Because I use a bag up within a couple of days, and single dosing just doesn't work on the iberital. I prefer to just put some beans in, and flush out stale grinds at the start of a day.i usually put enough beans in the hopper to last a day, and just top up as necessary. The iberital grinder has an air tight hopper lid, and the bottom is pretty much sealed by the grinds in the burrs. So I'm yet to be convinced that keeping my beans in a different plastic tub in a cupboard is any better









Just odd that on Wednesday I had two great coffees that extracted perfectly. And then today, not only was the grinder chucking out grinds rather messily, it also generated a complete choker. It was miles off on the adjustment.


----------



## bubbajvegas (Jan 26, 2013)

Fair enough on the hopper front 

Is the grinder back to normal workings now or still playing up?


----------



## shrink (Nov 12, 2012)

All seems ok now.. But I ran out of beans.. So who knows. I really don't know what happened. Will test more tomorrow.
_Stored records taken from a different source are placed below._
# uzh-rpg/rpg_ramnet

Measured on AMD Instinct MI355X. Metric: depth samples/sec (346x260 cropped to 256x344, 5-bin grids, K=5 grids + 1 frame per sample; training step), higher is better.
Workload: dtype f32; 1 GPU; EventScape-shaped 346x260 -> 256x344 crop, 5 event bins, K=5, batch 8/GPU, seq-len 8, 1xMI355X-per-rank train, state=convgru, SI loss on [image,events4], Adam, backward-weights co-scheduled on a side stream, decoders on a second stream; global_batch=8, seq_len=8, parallelism=dp1

## Files before the change

include/ramnet_hip.h:

```cpp
#ifndef RAMNET_HIP_H
#define RAMNET_HIP_H
#include <stddef.h>
#include <stdint.h>

#ifdef __cplusplus
extern "C" {
#endif

#define RAMNET_ABI_VERSION 25
#define RAMNET_E_BADARG 10001
#define RAMNET_E_UNSUPPORTED 10002

enum ramnet_in_mode {
    RAMNET_IN_PLAIN = 0,
    RAMNET_IN_CAT = 1,
    RAMNET_IN_CAT_MUL = 2,
    RAMNET_IN_UP2X = 3,
    RAMNET_IN_UP2X_SKIP = 4,
    RAMNET_IN_RELUMASK = 5,
    RAMNET_IN_S2D = 6,
    RAMNET_IN_PARITY4 = 7
};

enum ramnet_algo { RAMNET_ALGO_DIRECT = 0, RAMNET_ALGO_WINOGRAD = 1, RAMNET_ALGO_HEAD = 2, RAMNET_ALGO_WINOGRAD24 = 3, RAMNET_ALGO_WINOGRAD_2X4 = 4,
                   RAMNET_ALGO_WINOGRAD_2X4_SPLIT = 5, RAMNET_ALGO_DIRECT_SPLIT = 6 };

enum ramnet_epilogue {
    RAMNET_EPI_LINEAR = 0,
    RAMNET_EPI_RELU = 1,
    RAMNET_EPI_SIGMOID = 2,
    RAMNET_EPI_RES_RELU = 3,
    RAMNET_EPI_GRU_BLEND = 4,
    RAMNET_EPI_LSTM = 5,
    RAMNET_EPI_GRU_BWD = 6,
    RAMNET_EPI_SIGMOID_HR = 7
};

typedef struct ramnet_conv_desc {
    const float *x0, *x1, *xm;
    int ld0, ld1, ldm;
    int C0, C1;
    int in_mode;
    int B, Hin, Win;
    int ntaps, stride;
    int8_t dy[25], dx[25];
    uint8_t wtap[25];
    const float *w;
    const float *bias;
    int Cout;
    int Ho, Wo;
    int HoF, WoF;
    int osy, osx, ooy, oox;
    int epi;
    float beta;
    const float *e0, *e1;
    int lde0, lde1;
    float *out, *o1, *o2;
    int ldo, ldo1, ldo2;
    int algo;
    int frame;
    int out_s2d;
    int head_cin;
    int s2d_5x5;
    float *splitk_ws;
    size_t splitk_floats;
    const int *active;
} ramnet_conv_desc;

#define RAMNET_WGRAD_MAX_SEGMENTS 48
typedef struct ramnet_wgrad_seg {
    const float *x0, *x1, *xm, *dout, *gmask;
} ramnet_wgrad_seg;

typedef struct ramnet_wgrad_desc {
    const float *x0, *x1, *xm;
    int ld0, ld1, ldm, C0, C1, in_mode;
    int B, Hin, Win;
    int ntaps, stride;
    int8_t dy[25], dx[25];
    const float *dout, *gmask;
    int ldg, ldgm;
    int Cout, Ho, Wo;
    float *dw;
    float *dbias;
    int algo;
    int gsy, gsx, goy, gox;
    int HoG, WoG;
    int head_cin;
    int dw_slabs;
    int nseg;
    const ramnet_wgrad_seg *segs;
} ramnet_wgrad_desc;

int ramnet_set_option(const char *name, int value);
int ramnet_get_option(const char *name);
const char *ramnet_last_error(void);
int ramnet_abi_version(void);
const char *ramnet_last_kernel(void);
int ramnet_stream_fork(void *from, void *to);

int ramnet_gemm(const float *A, const float *B, float *C, int M, int N, int K, int lda, int ldb, int ldc, int trans_a,
                int accumulate, int batch, long stride_a, long stride_b, long stride_c, void *stream);
int ramnet_gemm2(const float *A, const float *B, float *C, int M, long stride_a, long stride_b, long stride_c, int batch, const float *A2,
                 const float *B2, float *C2, int M2, long stride_a2, long stride_b2, long stride_c2, int batch2, int N, int K, int K2, int lda,
                 int ldb, int ldc, int trans_a, int accumulate, void *stream);

int ramnet_nchw_to_nhwc_pad(const float *src, float *dst, int B, int C, int H, int W, int Cpad, void *stream);
int ramnet_reflect_pad(const float *src, float *dst, int B, int C, int H, int W, int Cpad, int top, int left, int Hc, int Wc, int nhwc,
                       void *stream);
int ramnet_wgrad_wino_slabs(int Cin, int Cout);
int ramnet_wgrad_wino2x4_slabs(int Cin, int Cout);
int ramnet_wgrad_dsplit_slabs(int Cin, int Cout);
size_t ramnet_wgrad_dsplit_ws_floats(int Cin, int Cout);
int ramnet_unpack_wgrad_dsplit(const float *ws, float *grad, int Cout, int Cin, int CinWs, int CoutWs, int n_off, void *stream);
size_t ramnet_wgrad_wino2x4_ws_floats(int Cin, int Cout);
int ramnet_reduce_slabs(float *ws, int slabs, size_t n, void *stream);
size_t ramnet_packed_weight_elems(int Cout, int Cin, int KH, int KW, int transposed, int gates);
size_t ramnet_packed_weight_elems_wino(int Cout, int Cin, int transposed, int gates);
int ramnet_pack_weight_wino(const float *w_oihw, float *wp, int Cout, int Cin, int transposed, int gates, void *stream);
size_t ramnet_packed_weight_elems_wino2x4(int Cout, int Cin, int transposed);
int ramnet_pack_weight_wino2x4(const float *w_oihw, float *wp, int Cout, int Cin, int transposed, void *stream);
int ramnet_conv_wino_variant(const ramnet_conv_desc *d, int force);
int ramnet_conv_wino_split_ok(const ramnet_conv_desc *d, int force);
size_t ramnet_packed_weight_elems_wino2x4_split(int Cout, int Cin, int transposed);
int ramnet_pack_weight_wino2x4_split(const float *w_oihw, float *wp, int Cout, int Cin, int transposed, void *stream);
size_t ramnet_conv_splitk_floats(const ramnet_conv_desc *d);
int ramnet_wino2x4_config(int min_wgs);
int ramnet_fold_wino_supported(int Cout, int Cin);
size_t ramnet_packed_weight_elems_fold_wino(int Cout, int Cin);
int ramnet_pack_weight_fold_wino(const float *w_oihw, float *wp, int Cout, int Cin, void *stream);
int ramnet_pack_weight_fold_wino_dgrad(const float *w_oihw, float *wp, int Cout, int Cin, void *stream);
int ramnet_pack_border_weights(const float *w_oihw, float *rows, float *cols, float *rows_t, float *cols_t, int Cout, int Cin, void *stream);
int ramnet_fold_unpack_wgrad(float *w4, float *dU, float *wr, float *wc, float *grad, int Cout, int Cin, int CinWs, void *stream);
size_t ramnet_packed_weight_elems_head(int Cin);
int ramnet_head_supported(int Cin, int Cout);
int ramnet_pack_weight_head(const float *w_oihw, float *wp, int Cout, int Cin, void *stream);
int ramnet_pack_weight(const float *w_oihw, float *wp, int Cout, int Cin, int KH, int KW,
                       int transposed, int gates, void *stream);
int ramnet_unpack_wgrad(const float *ws, float *grad_oihw, int Cout, int Cin, int CinWs, int CoutWs, int n_off,
                        int KH, int KW, void *stream);
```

It's not the first time this grinder freaked out a little. Although it can produce good tasty results, I am considering its replacement. It's a bit noisy, and adjusting takes flippin ages









Just not sure what id replace it with. For all it's little foibles, it's a low hassle grinder. A mazzer mini e would clump more and not necessarily give me a better grind. A super jolly is just big and too much fuss, I'm not really into the whole doser thing.

I may go the vario route!


----------



## garydyke1 (Mar 9, 2011)

4 full turns of the MC2 is like 5mm move of collar on my Royal. Ive had extreme swings of humidity due to weather / oven / washing machine being on in kitchen which have caused such a change.


----------



## El carajillo (Mar 16, 2013)

I would go with moisture/humidity/temperature change , I have had the same problem on odd ocaisions particularly with temperature changes.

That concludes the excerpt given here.